I sometimes wonder if crying is an afflication of motherhood. Everything seems so much more intense because you see how it affects the little people that you grew inside your own body. And I suspect it's just as intense for those who adopt children. Maybe it's the pressure of loving and being responsible for someone so completely - maybe it turns us into pressure cookers ready to spout a leak at a moment's notice. I went to see Birth The Play on Labor Day weekend (http://www.birththeplay.com/theplay/index.html) and I sobbed all the way through. I realize it was intense subject matter, but I felt like I was the only person in the room blubbering to that extent. Fortunately, I had one other friend sitting way in the back who confessed to the same thing. And one last confession: sometimes I cry reading children's books because they are so sweet. "Guess How Much I Love You?" has made me cry on numerous occasions - to the extent that Daisy has asked me to read it just to see how it affects me.....
The magnet on my refrigerator says "We do not remember days....we remember moments."
When I see little girls standing at the bus stop in their green plaid jumpers and navy and white middies, I get tears in my eyes every time!
Love, MOM
OK- another great blog!
I love that movie as well. Cried Cried Cried.
Because I am such a geek, here is what your blog made me think of.
Just got inspired-
The awareness of how precious these fleeting moments are is a proof that we as well as our God must be:
1. personal and in relationship to us (as opposed to merging into homogenous union with Him)
and
2. co-eternal
1.this what you really hit on for me- If our lives simply are the empty play of dead matter temporarily made animate by a consciousness that will simply cease to be as it dissolves into some bright homogenous light, then what was it for?
Birth is a lie, death a lie, sin, salvation, bondage, pain, suffering, struggle, enlightenment, service, devotion, love, all lies. And in the end, even a personal relationship with the God that saves you from death/confusion/emptiness etc is also a lie.
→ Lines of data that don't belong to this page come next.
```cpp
template <int MODE, int NQ>
__device__ __forceinline__ void qhead_block(const QHeadArgs& q_in, int block, int64_t so, const FinalArgs* fin) {
    __shared__ float buf[4][512];
    QHeadArgs q = q_in;
    reloc(q, so);
    const int wave = wave_id(), lane = threadIdx.x & 63;
    const int row = block * 4 + wave;
    const int B = q.B, H1 = q.H1;
    if (row < B) {
        constexpr int nnet = (MODE == 0) ? 4 : 2;
        float alpha;
        if (MODE == 0 && fin != nullptr && fin->pre != nullptr) {
            const FinalArgs& f = *fin;
            const AfinPre* P = f.pre;
            const float* const xs[1] = {f.red};
            const int ns[1] = {f.nred};
            float p0[1];
            strided_sums<1>(xs, ns, p0);
            const float a_old = P->a_old, a_m = P->a_m, a_v = P->a_v;
            const int64_t t_sac = P->t_sac, seq = P->seq0, nts = P->nts, tsi = P->tsi;
            const float m_ent = wave_sum(p0[0]) / (float)f.B;
            const int64_t tnew = t_sac + 1;
            const float g = -m_ent;
            const float lr_t = adam_lr(f.adam, GRP_ALPHA, tnew);
            const float b1 = 0.9f, b2 = 0.999f, eps = 1e-7f;
            const float mm = a_m + (g - a_m) * (1.f - b1);
            const float vv = a_v + (g * g - a_v) * (1.f - b2);
            float an = a_old - (mm * lr_t) / (sqrtf(vv) + eps);
            an = fmaxf(an, 1e-5f);
            alpha = an;
            if (block == 0 && wave == 0 && lane == 0) {
                *f.alpha_m = mm;
                *f.alpha_v = vv;
                *f.alpha = an;
                float* st = f.stats + (size_t)(seq % f.stats_cap) * 8;
                st[3] = -a_old * m_ent;
                st[4] = an;
                st[6] = -(m_ent - f.target_entropy);
                st[7] = (float)seq;
                Ctl* ctl = f.ctl;
                ctl->t_sac = tnew;
                ctl->num_timesteps = nts + tsi;
                ctl->step_seq = seq + 1;
            }
        } else {
            alpha = *q.alpha;
        }
        const float nlp_r = q.nlp[row];
        float r_r = 0.f, d_r = 0.f, rd = 1.f;
        if (MODE == 0) {
            r_r = q.r[row];
            d_r = q.d[row];
            rd = *q.ret_den;
        }
        float hv[4][NQ];
        float wv[4][NQ];
        float bias[4];
        const __amdgpu_buffer_rsrc_t rH = rs(q.H2);
#pragma unroll
        for (int k = 0; k < nnet; ++k) {
            load_row(rH, (k * B + row) * H1, H1, hv[k]);
            const __amdgpu_buffer_rsrc_t rW = rs(q.W3[k]);
            load_row(rW, 0, H1, wv[k]);
            bias[k] = bload(rW, (uint32_t)H1 * 4u);
        }
        float out[4];
#pragma unroll
        for (int k = 0; k < nnet; ++k) {
            float p = 0.f;
#pragma unroll
            for (int i = 0; i < NQ; ++i) p = fmaf(hv[k][i], wv[k][i], p);
            out[k] = wave_sum(p) + bias[k];
        }
        float g0, g1;
        if constexpr (MODE == 0) {
            const float v0 = out[0] * rd, v1 = out[1] * rd;
            const float nv = fminf(v0, v1) + alpha * nlp_r;
            const float y = r_r + q.gamma * ((1.f - d_r) * nv);
            const float e0 = out[2] - y, e1 = out[3] - y;
            const float invB = 1.f / (float)B;
            g0 = e0 * invB;
            g1 = e1 * invB;
            if (lane == 0) {
                q.loss_rows[row] = 0.5f * (e0 * e0);
                q.loss_rows[B + row] = 0.5f * (e1 * e1);
                q.g[row] = g0;
                q.g[B + row] = g1;
            }
        } else {
            const float q0 = out[0], q1 = out[1];
            const float minq = fminf(q0, q1);
            if (lane == 0) q.loss_rows[row] = (-alpha) * nlp_r - minq;
            const float gmin = -q.w_sac * (1.f / (float)B);
            const float s0 = q0 < q1 ? 1.f : (q0 == q1 ? 0.5f : 0.f);
            const float s1 = q1 < q0 ? 1.f : (q0 == q1 ? 0.5f : 0.f);
            g0 = gmin * s0;
            g1 = gmin * s1;
            if (lane == 0 && q.g != nullptr) {
// ... 1608 lines not shown
```

sac-expert_amd/csrc/sacx.cpp:

```cpp
#include "sacx.h"
#include "sacx_internal.h"
#include "vcritic.h"
#include "trpo.h"
#include "mt_jump.h"
#include "sampler_sched.h"

#include <rccl/rccl.h>

#include <algorithm>
#include <cmath>
#include <cstdio>
#include <cstdlib>
#include <cstddef>
#include <chrono>
#include <cstring>
#include <map>
#include <stdexcept>
#include <string>
#include <tuple>
#include <vector>

using namespace sacx;
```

This is not only abhorrent, it is banal.
This life is true, God is true and we are true in the way that only the truly real can be true. That all three eternally co-exist -
In relationship
2. co-eternal because we are of Him- sparks from the fire that is our God. "We are His energies Who is the Possessor of all energy" as the Vaishnava scriptures say.
"Never was there a time when I did not exist, nor you, nor all these kings; nor in the future shall any of us cease to be."
-Krishna, in the Bhagavad Gita 2:12.
K--I think of you every time I want to catch something on camera and don't have one nearby. "Darnit! Kimberly wouldn't have missed this!" :)
Tera--I so wish that play were playing here in the LA/OC area. I will def. try to see it one day!
Mom--I love that magnet.
Franz--I am so glad the movie touched you, too. We will have to talk more about your comments so that I can really get what you mean. I agree about being in relationship with God (as opposed to being "absorbed" by God after we die to this life), but why is all life experience a lie? Feel free to comment back here, but this topic makes me think I should be reading YOUR blog!!
Sarah: "but why is all life experience a lie?"
Those schools of thought in Hinduism that posit an homogenous dissolution of all seperate identity into the Supreme Truth (Brahman) must frame reality as two tiered (the apparent {to which belong this world and all experiences and personalities in it} and the really real world {the world of ultimate reality or Brahman which is by definition formless qualityless and unquantifiable}).
This is commonly called impersonalism and is very often found in the Abrahamic faiths as well and is vehemently opposed by Vaishnavism.
i.e. we respectfully feel that it is a load of huey.